National cyber resilience requires closer integration of public and private efforts
We live in a world where we are united in fear against digital enemies who threaten our very subsistence: our food and water supply, the electric grid, even the delivery of essential healthcare.
Cyberattacks have disrupted commercial organizations, exposed our data and put our national security at risk. And although we can clearly see the escalation of this very clear and present threat, we still struggle to overcome the hurdles that stand between our public and private organizations and true collaborative efforts to strengthen our nation’s cybersecurity and resilience.
There are many reasons for this. Private companies have historically been reticent to share information with government stakeholders, and vice versa. We have also lacked clear processes to share data at scale or to allow government assistance in our efforts to protect privately-owned infrastructure. This isn’t the fault of any past administrations, and we have made progress in each of these areas, but what we have achieved simply does not match the enormity of the challenge at hand.
We cannot wait any longer. We must achieve a tighter and stronger unity of effort, or otherwise risk watching our divided defenses crumble against the new technologies and threats. The threats we face are only increasing and growing in complexity. We need to strike a balance between instituting industrial policy on the one extreme and achieving appropriate, operationalized integration on the other. We use the word “integration” instead of “collaboration” because we believe what we need moving forward is the government and private sector working alongside each other real time — physically and virtually — to address the cybersecurity challenges we face.
It is clear the current administration recognizes this.
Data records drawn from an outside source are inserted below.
template <int COMBINE_LANES>
__global__ void __launch_bounds__(128) k_combine_seq(const uint32_t* __restrict__ task_off, uint32_t nbuckets,
                                                     uint32_t* __restrict__ partials, uint32_t* __restrict__ buckets,
                                                     uint32_t seq_parts, uint32_t blocks, const uint32_t* __restrict__ heavy_count,
                                                     const uint2* __restrict__ heavy, uint32_t heavy_cap, uint32_t* __restrict__ heavy_done, uint32_t quad_max) {
  __shared__ __attribute__((aligned(16))) uint32_t xch[64 * 36];
  if (blockIdx.x >= blocks) { combine_heavy_buckets(blockIdx.x - blocks, task_off, partials, buckets, heavy_count, heavy, heavy_cap, heavy_done, xch, quad_max); return; }
  const uint32_t gid = blockIdx.x * blockDim.x + threadIdx.x;
  const uint32_t k = gid / COMBINE_LANES, q = gid % COMBINE_LANES;
  const bool live = k < nbuckets;
  xyzz acc = xyzz_identity();
  uint32_t m = 0;
  if (live) {
    const uint32_t t = task_off[k];
    m = task_off[k + 1] - t;
    const uint32_t left = (m == 1 || m > seq_parts) ? 0u : m;
#pragma unroll 1
    for (uint32_t j = q; j < left; j += COMBINE_LANES) acc = xyzz_add(acc, load_xyzz(partials, t + j));
// ... 134 lines not shown
    if (q == 0) {
      if (jac_out) store_jacobian(acc, jac_out + (size_t)win * 24);
      else store_xyzz(winsum, win, acc);
    }
  }
}

constexpr int FINISH_CHAIN0 = 11, FINISH_CHAIN1 = 15, FINISH_CHAIN2 = 17;

__global__ void __launch_bounds__(FINISH_THREADS) k_reduce_finish(const uint32_t* __restrict__ in, uint32_t in_stride, uint32_t N, int s,
                                                                  uint32_t* __restrict__ winsum, uint32_t* __restrict__ jac_out) {
  __shared__ __attribute__((aligned(16))) uint32_t lds[(REDUCE_FINISH_ADDS + REDUCE_FINISH_ADDS2) * 36];
  __shared__ __attribute__((aligned(16))) uint32_t xch[3 * 36];
  constexpr uint32_t BUF1 = REDUCE_FINISH_ADDS * 36;
  const int win = blockIdx.x;
  const uint32_t q = threadIdx.x & 3, quad = threadIdx.x >> 2;
  const uint32_t* wi = in + (size_t)win * in_stride * 36;
  const bool levels = N > 2;
  uint32_t cur = 0;
  bool first = true;
#pragma unroll 1
  while (N > 2) {
    const uint32_t per_win = N / 2 + (uint32_t)s * (N / 4);
    const uint32_t nxt = first ? 0u : (cur == 0 ? BUF1 : 0u);
    static_assert(FINISH_THREADS / 4 >= (int)REDUCE_FINISH_ADDS, "one quad per addition of the widest level");
    if (quad < per_win) {
      uint32_t ia, ib;
      reduce_step_operands(N, s, quad, ia, ib);
      xyzz a, b;
      if (first) { a = load_xyzz(wi, ia); b = load_xyzz(wi, ib); }
      else { a = load_xyzz(lds + cur, ia); b = load_xyzz(lds + cur, ib); }
      const xyzz r = xyzz_add_quad(a, b, q);
      if (q == 0) store_xyzz(lds + nxt, quad, r);
    }
    __syncthreads();
    cur = nxt; first = false;
    N >>= 1;
    s++;
  }
  const int nz = s - 1;
  const int wave = threadIdx.x >> 6, j = (threadIdx.x & 63) >> 2;
  const int n0 = min(nz, FINISH_CHAIN0) + 1;
  int dbl = 0;
  int idx = -1;
  int count = 0;
  auto chains = [&](int lo, int hi) {
    count = max(0, min(nz, hi) - lo + 1);
    if (j < count) { dbl = lo + j; idx = dbl < nz ? 2 + dbl : 1; }
  };
  if (wave == 0) { chains(0, FINISH_CHAIN0); count = n0 + 2; if (j == n0) idx = 0; else if (j == n0 + 1) idx = 1; }
  else if (wave == 1) chains(FINISH_CHAIN0 + 1, FINISH_CHAIN1);
  else if (wave == 2) chains(FINISH_CHAIN1 + 1, FINISH_CHAIN2);
  else if (wave == 3) chains(FINISH_CHAIN2 + 1, 63);
  xyzz acc = xyzz_identity();
  if (idx >= 0) { if (levels) acc = load_xyzz(lds + cur, idx); else acc = load_xyzz(wi, idx); }
#pragma unroll 1
  for (int i = 0; i < dbl; i++) acc = xyzz_dbl_quad(acc, q);
#pragma unroll 1
  for (int phase = 0; phase < 2; phase++) {
    if (phase == 1) {
      __syncthreads();
      count = wave == 0 ? 4 : 0;
      if (wave == 0 && j >= 1) acc = j < 4 ? load_xyzz(xch, j - 1) : xyzz_identity();
    }
#pragma unroll 1
    for (int mask = 4; (mask >> 2) < count; mask <<= 1) acc = xyzz_add_quad(acc, xyzz_shfl_xor(acc, mask), q);
    if (phase == 0 && wave >= 1 && wave <= 3 && (threadIdx.x & 63) == 0) store_xyzz(xch, wave - 1, acc);
  }
  if (threadIdx.x == 0) {
    if (jac_out) store_jacobian(acc, jac_out + (size_t)win * 24);
    else store_xyzz(winsum, win, acc);
  }
}

__global__ void __launch_bounds__(64) k_fold(const uint32_t* __restrict__ winsum, int W, int c, uint32_t* __restrict__ out) {
  if (threadIdx.x >= 4 || blockIdx.x != 0) return;
  const uint32_t q = threadIdx.x;
  xyzz acc = load_xyzz(winsum, W - 1);
  for (int w = W - 2; w >= 0; w--) {
#pragma unroll 1
    for (int i = 0; i < c; i++) acc = xyzz_dbl_quad(acc, q);
    acc = xyzz_add_quad(acc, load_xyzz(winsum, w), q);
  }
  if (q == 0) store_jacobian(acc, out);
}

__global__ void __launch_bounds__(STORE_THREADS) k_store_results(const uint32_t* __restrict__ winsum, uint32_t K, uint32_t* __restrict__ out) {
  const uint32_t k = blockIdx.x * blockDim.x + threadIdx.x;
  if (k < K) store_jacobian(load_xyzz(winsum, k), out + (size_t)k * 24);
}

__global__ void __launch_bounds__(64) k_sum_jacobian(const uint32_t* __restrict__ in, int m, uint32_t* __restrict__ out, uint32_t stride) {
  const uint32_t q = threadIdx.x & 3;
  const int grp = threadIdx.x >> 2;
  in += (size_t)blockIdx.x * 24;
  out += (size_t)blockIdx.x * 24;
  xyzz acc = xyzz_identity();
  for (int i = grp; i < m; i += 16) acc = xyzz_add_quad(acc, load_jacobian(in + (size_t)i * stride * 24), q);
#pragma unroll 1
  for (int mask = 4; mask < 64; mask <<= 1) {
    if ((mask >> 2) >= m && mask > 4) break;
    acc = xyzz_add_quad(acc, xyzz_shfl_xor(acc, mask), q);
  }
  if (threadIdx.x == 0) store_jacobian(acc, out);
}

static bool msm_top_window_is_degenerate(int c) {
  const int W = (256 + c - 1) / c, top_bits = 254 - (W - 1) * c;
  return top_bits > 0 && top_bits < 6;
}

static inline int msm_windows(int c, bool glv) {
  if (!glv) return (256 + c - 1) / c;
  return (128 + c - 1) / c + ((c == 2 || c == 4) ? 1 : 0);
}

int msm_pick_window(size_t n) {
  int best = 16;
  double best_cost = 1e300;
  for (int c = 2; c <= 16; c++) {
    const int Wi = msm_windows(c, true), top_bits = 127 - (Wi - 1) * c;
    if (top_bits > 0 && top_bits < 6) continue;
    const double cost = (double)Wi * (10.0 * (double)(2 * n) + 28.0 * (double)(1u << (c - 1)));
    if (cost < best_cost) { best_cost = cost; best = c; }
  }
  return best;
}


constexpr int MAX_WINDOW_PREPARED = 20;

int msm_pick_window_prepared(size_t n) {
  const bool large = n >= ((size_t)1 << 20);
  int best = 2;
  double best_cost = 1e300;
  for (int c = 2; c <= MAX_WINDOW_PREPARED; c++) {
    const double W = (256 + c - 1) / c, buckets = (double)(1u << (c - 1));
    if (msm_top_window_is_degenerate(c) && c <= 16) continue;
    if (c > 16 && !large) continue;
    if (c == 17) continue;
    double cost;
    if (!large) cost = W * 10.0 * (double)n + 28.0 * buckets;
    else {
      const double eff = c == 20 ? 1.0 : (c == 19 ? 1.13 : (c == 18 ? 1.06 : 1.07));
      cost = W * (10.0 * eff + 1.0) * (double)n + 39.0 * buckets + 1.1e6 * (double)(c - 2) + 13.0e6;
    }
    if (cost < best_cost) { best_cost = cost; best = c; }
  }
  if (n >= ((size_t)1 << 14) && n < ((size_t)3 << 14)) best = 15;
  return best;
}

struct msm_layout {
  uint32_t task_shift;
  size_t max_tasks;
  void* digits;
  uint32_t* stage_ref; uint16_t* stage_fine;
  char* zero_lo; size_t zero_bytes;
  uint32_t *gcounters, *counters, *count, *sorted, *offset, *cursor, *task_off, *bsum1, *bsum2;
  task_t* tasks; uint4* order;
  uint32_t *partials, *pyrA, *pyrB, *winsum;
  uint32_t* endo;
  int combine_lanes;
  uint32_t seq_parts;
  uint2* heavy; uint32_t heavy_cap;
  uint32_t* heavy_done;
  size_t total;
};

static uint32_t msm_task_shift(size_t entries , size_t NB, size_t xyzz_bytes = 144) {
  uint32_t task_shift = TASK_SHIFT;
  if ((entries >> 7) >= ((size_t)3 << 16)) task_shift = 7;
  const bool g2 = xyzz_bytes == 288;
  if ((entries >> TASK_SHIFT) < ((size_t)1 << (g2 ? 14 : 17))) {
    const double occ = (double)entries / (double)NB;
    double best = 1e300;
    for (uint32_t sh = 2; sh <= (uint32_t)TASK_SHIFT; sh++) {
      const double L = (double)(1u << sh), parts = occ / L;
      const double est = 5.0 * L + (g2 ? 15.0 : 10.0) * (parts > 1.0 ? parts - 1.0 : 0.0);
      if (est < best) { best = est; task_shift = sh; }
    }
  }
  return task_shift;
}

constexpr size_t GLV_TWO_LEVEL_MIN = (size_t)1 << 18;
constexpr size_t PREP_TWO_LEVEL_MIN = (size_t)1 << 16;
static bool msm_two_level(int c, bool glv, size_t n_in, bool shared_buckets, size_t K) {
  if (c > 16) return true;
  if (c != 16 || K != 1) return false;
  if (glv) return n_in >= GLV_TWO_LEVEL_MIN;
  return shared_buckets && n_in >= PREP_TWO_LEVEL_MIN;
}

static msm_layout msm_lay_out(char* base, size_t n_in, size_t K, int c, bool prepared, size_t xyzz_bytes = 144, bool glv = false) {
  msm_layout L;
  const size_t n = glv ? 2 * n_in : n_in;
  const size_t W = (size_t)msm_windows(c, glv), B = (size_t)1 << (c - 1), WB = prepared ? K : W, NB = WB * B;
  const bool wide = msm_two_level(c, glv, n_in, prepared, K);
  const size_t nk = n * K, entries = W * nk;
  const size_t n_pad = (n + 7) & ~(size_t)7;
  L.task_shift = msm_task_shift(entries, NB, xyzz_bytes);
  L.max_tasks = (entries >> L.task_shift) + NB + 1;
  const double parts_avg = (double)entries / (double)NB / (double)(1u << L.task_shift);
  L.combine_lanes = parts_avg <= 2.0 ? 1 : (parts_avg <= 4.0 ? 2 : (parts_avg <= 12.0 ? 4 : 8));
  L.seq_parts = 16u * (uint32_t)L.combine_lanes;
  L.heavy_cap = (uint32_t)(std::min<size_t>(L.max_tasks / (L.seq_parts + 1) + 1, NB) + L.max_tasks / HEAVY_SLICE + 1);
  char* p = base;
  auto carve = [&](size_t bytes) { void* r = p; p += align_up(bytes, 256); return r; };
  L.digits = carve(W * K * n_pad * (wide ? sizeof(int32_t) : sizeof(int16_t)));
  L.stage_ref = wide ? (uint32_t*)carve(entries * sizeof(uint32_t)) : nullptr;
  L.stage_fine = wide ? (uint16_t*)carve(entries * sizeof(uint16_t)) : nullptr;
  L.zero_lo = p;
  L.gcounters = wide ? (uint32_t*)carve(32768) : nullptr;
  L.counters = (uint32_t*)carve(2048);
  L.count = (uint32_t*)carve((NB + 1) * sizeof(uint32_t));
  L.heavy_done = (uint32_t*)carve((size_t)L.heavy_cap * sizeof(uint32_t));
  L.zero_bytes = (size_t)(p - L.zero_lo);
  L.sorted = (uint32_t*)carve(entries * sizeof(uint32_t));
  L.offset = (uint32_t*)carve((NB + 1) * sizeof(uint32_t));
  L.cursor = (uint32_t*)carve((NB + 1) * sizeof(uint32_t));
  L.task_off = (uint32_t*)carve((NB + 1) * sizeof(uint32_t));
  L.heavy = (uint2*)carve((size_t)L.heavy_cap * sizeof(uint2));
  L.bsum1 = (uint32_t*)carve((NB / SCAN_TILE + 2) * sizeof(uint32_t));
  L.bsum2 = (uint32_t*)carve((NB / SCAN_TILE + 2) * sizeof(uint32_t));
  L.tasks = (task_t*)carve(L.max_tasks * sizeof(task_t));
  L.order = (uint4*)carve(L.max_tasks * sizeof(uint4));
  L.partials = (uint32_t*)carve(L.max_tasks * xyzz_bytes);
  L.pyrA = (uint32_t*)carve(WB * B * xyzz_bytes);
  L.pyrB = (uint32_t*)carve(WB * B * xyzz_bytes);
  L.winsum = (uint32_t*)carve((W + K) * xyzz_bytes);
  L.endo = glv ? (uint32_t*)carve(n_in * (xyzz_bytes == 288 ? 128 : 64)) : nullptr;
  L.total = (size_t)(p - base);
  return L;
}

static bool msm_uses_glv(bool prepared, size_t batch) { return !prepared && batch == 1; }
int msm_glv_windows(int c) { return msm_windows(c, true); }

int msm_direct_max_log() {
  static const int v = [] { const char* e = getenv("ZKHIP_DIRECT_MAX_LOG"); const int x = e ? atoi(e) : 15; return (x >= 0 && x <= 18) ? x : 15; }();
  return v;
}
static inline bool msm_direct_wanted(size_t n) { const int L = msm_direct_max_log(); return L > 0 && n >= 2 && n <= ((size_t)1 << L); }

size_t msm_workspace_bytes(size_t n_one, int c, bool prepared, size_t batch, size_t xyzz_bytes) {
  if (n_one == 0 || batch == 0) return 0;
  size_t b = msm_lay_out(nullptr, n_one, batch, c, prepared, xyzz_bytes, msm_uses_glv(prepared, batch)).total;
  if (prepared && batch == 1 && xyzz_bytes == 144 && msm_direct_wanted(n_one)) b = std::max(b, msm_direct_workspace_bytes(n_one));
  return b;
}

This week, Department of Homeland Security Secretary Alejandro Mayorkas and National Cybersecurity Director Chris Inglis and other top administration officials made their first joint visit to Silicon Valley. Around a table in Palo Alto, Calif., Secretary Mayorkas, Director Chris Inglis, Director of DHS’s Cybersecurity and Infrastructure Security Agency Jen Easterly and DHS Undersecretary for Policy, Rob Silvers, met with influential leaders in technology to discuss turning the rhetoric around public private partnership into action for the betterment of our nation.
At this meeting, CISA Director Easterly and her deputies expanded upon her vision for the Joint Cyber Defense Collaborative (JCDC), which is intended to be a platform for joint collaboration between federal interagency, private sector, and state, local and other stakeholders to unify defense strategies and mitigate risk. The establishment of JCDC acknowledges and addresses the need for our community to have a better way of sharing data that can help all entities prevent and mitigate cyber attacks. “Better” means the threat intelligence is high-quality, enriched with government data, and leverages artificial intelligence and machine learning to gain real-time insights and then take action against risk.
Beyond intelligence sharing, the government and industry must vastly improve its sharing of best practices, and help each other implement these playbooks, especially for entities that support national critical functions.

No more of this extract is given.